To that end, the basic argument behind Bohon is that with the passage of the Natural Gas Act, Congress unconstitutionally gave authority to FERC that allows it to exploit citizens’ private land for the profit of private companies.
“The court could say that every piece of land that Mountain Valley Pipeline took by eminent domain is effectively invalid consent,” said Christopher Collins, describing a potential outcome of their case. “If that were to happen, [Mountain Valley Pipeline] would probably abandon the project, just like the Atlantic Coast Pipeline when they were facing something similar. But I think more broadly, Congress is going to have to amend the Natural Gas Act because this is a clear problem here.”
The majority of legal challenges to the Mountain Valley Pipeline have been concerned with environmental impact and brought by organizations that include the Sierra Club, Appalachian Mountain Advocates, and the Wilderness Society. In July, legislation passed by Congress to suspend the debt ceiling included stipulations driven by West Virginia Senator Joe Manchin that effectively mandated the completion of the Mountain Valley Pipeline. One of those stipulations, Section 324, threw out all of the environmental cases from the Fourth Circuit, where environmental organizations had received favorable rulings that blocked or reversed crucial permits.
The constitutionality of Section 324, which Spencer Gall with the Southern Environmental Law Center told me was intentionally written to target the environmental cases against the Mountain Valley Pipeline, has been hotly debated. But because the Bohon case is concerned with FERC’s power, it has a strong argument to survive the debt ceiling bill’s attack on challenges to the Mountain Valley Pipeline. And if the courts apply Section 324 to the Bohon case, Yugo and Collins argue, that would constitute Congress throwing out litigation that challenges its own overreach. (To use Yugo’s words from an August 7 brief: “The Founders are rolling in their graves.”)
Collins added that if the D.C. Court finds that Section 324 in the debt ceiling bill does apply to the Bohon case, making that provision unconstitutional, “the environmental challenges in the Fourth Circuit Court would be back in play. That is the nightmare scenario for the Mountain Valley Pipeline.”

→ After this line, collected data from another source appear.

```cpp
class Layer {
public:
    std::string name;
    int out_form = CRC_COEFF;
    Layer() {}
    Layer(std::string layer_name) : name(layer_name) {}
    virtual ~Layer() {}
    std::string getName() { return name; }
    virtual void printLayerStructure() = 0;
    virtual ciphertext3D forward(ciphertext3D input) = 0;
    virtual void savePlaintextParameters(std::ostream *outfile) = 0;
    virtual void loadPlaintextParameters(std::istream *infile) = 0;
    void computeBoundaries(int xd, int yd, int xs, int ys, int xf, int yf, int *xl, int *yl);
    virtual void deviceParameters(std::vector<std::shared_ptr<DeviceBuffer>> &out, bool allocate_only) { (void)out; (void)allocate_only; }
    virtual int placement() { return 0; }
    virtual void adoptPlacement(int p) { (void)p; }
    virtual size_t deviceBytes() const { return 0; }
    virtual std::string kernelName() const { return ""; }
};

class BatchNormLayer;
struct BnFold;
class MacLayer : public Layer {
public:
    friend class Network;
    const int zd, xd, yd, xs, ys, xf, yf, nf;
    void deviceParameters(std::vector<std::shared_ptr<DeviceBuffer>> &out, bool allocate_only) override;
    int placement() override;
    void adoptPlacement(int p) override { forced_placement = p; }
    void restoreCanonical();
    size_t deviceBytes() const override;
    std::string kernelName() const override;
protected:
    MacLayer(std::string name, bool dense, int zd, int xd, int yd, int xs, int ys, int xf, int yf, int nf)
        : Layer(name), zd(zd), xd(xd), yd(yd), xs(xs), ys(ys), xf(xf), yf(yf), nf(nf), dense(dense), slot_weights(slotEncoding()) {}
    ciphertext3D run(const ciphertext3D &input, int zo, int xo, int yo);
private:
    virtual bool &alreadyNtt() = 0;
    virtual bool hasPlaintexts() const = 0;
    virtual void plaintexts(int f0, int fn, std::vector<const Plaintext *> &w, std::vector<const Plaintext *> *b) const = 0;
    const bool dense;
    const char *kind() const { return dense ? "FullyConnectedLayer" : "ConvolutionalLayer"; }
    size_t taps() const { return (size_t)zd * xf * yf; }
    std::shared_ptr<DeviceBuffer> d_w, d_b[2];
    bool streamed = false;
    int stream_form = CRC_NTT;
    std::shared_ptr<DeviceBuffer> d_plain, d_wtile, d_ytile;
    int w_form = CRC_NTT;
    bool slot_weights;
    std::shared_ptr<DeviceBuffer> d_w_canon;
    bool tilewise = false, tile_built = false;
    std::shared_ptr<BatchNormLayer> fold_bn;
    int last_B = 0;
    int forced_placement = -1;
    bool forcedTilewise() const { return dense && forced_placement == 2; }
    int plannedForm(int B) const;
    bool limbFits() const;
    void upload();
    void buildTilewise();
    void packWeights(bool unpack);
    bool limbWeights(int B);
    bool streamsOnMatrixCores(int B);
    int forwardStreamed(const ciphertext3D &input, ciphertext3D &out);
    std::vector<uint64_t> hostBias();
    void setBias(const std::vector<uint64_t> &ntt_rows);
};

class ConvolutionalLayer : public MacLayer {
public:
    int th_count;
    int xo, yo, zo;
    plaintext4D filters;
    std::vector<Plaintext> biases;
    bool filters_already_ntt = false;
    ConvolutionalLayer(std::string name, int xd, int yd, int zd, int xs, int ys, int xf, int yf, int nf, int th_count, plaintext4D &filters,
        std::vector<Plaintext> &biases);
// ... 276 lines not shown
```

crcnn_amd/netrun.py:

```python
import math
import os

import numpy as np

from . import binding
from .binding import COEFF, NTT
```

Arguably the most challenging handicap of the climate movement is that it invokes relatively abstract ideals: environmental collapse that has not yet (entirely) happened, the well-being of future generations not yet born. But ownership, for better or for worse, is an extremely intuitive value for Americans. To that end, property rights–focused arguments against pipeline companies are not, said Gall of the Southern Environmental Law Center, “a climate agenda under the guise of property rights.” But they do tap into a growing national awareness of how the government facilitates large corporations’ disenfranchisement of Americans.
“Traditionally you build a pipeline where the land is cheap, and the land is cheap where the people are poor,” says Bookbinder. “Poor people do not frequently have the wherewithal to find lawyers and try to fix this and balance the scale somewhat, and FERC couldn’t care less what happens to people or their property.”
While resistance to pipelines has typically been framed as an issue of the environmentalist left, Gall suggests that growing awareness of oil and gas companies’ government-facilitated overreach gives it more bipartisan appeal.
“There are undoubtedly folks,” says Gall, “who had one point of view about the fossil fuel industry until they encountered it close up, and have seen how the system is rigged in favor of that industry and may have changed their point of view about what is right and good and best for the future of our country’s energy policy.”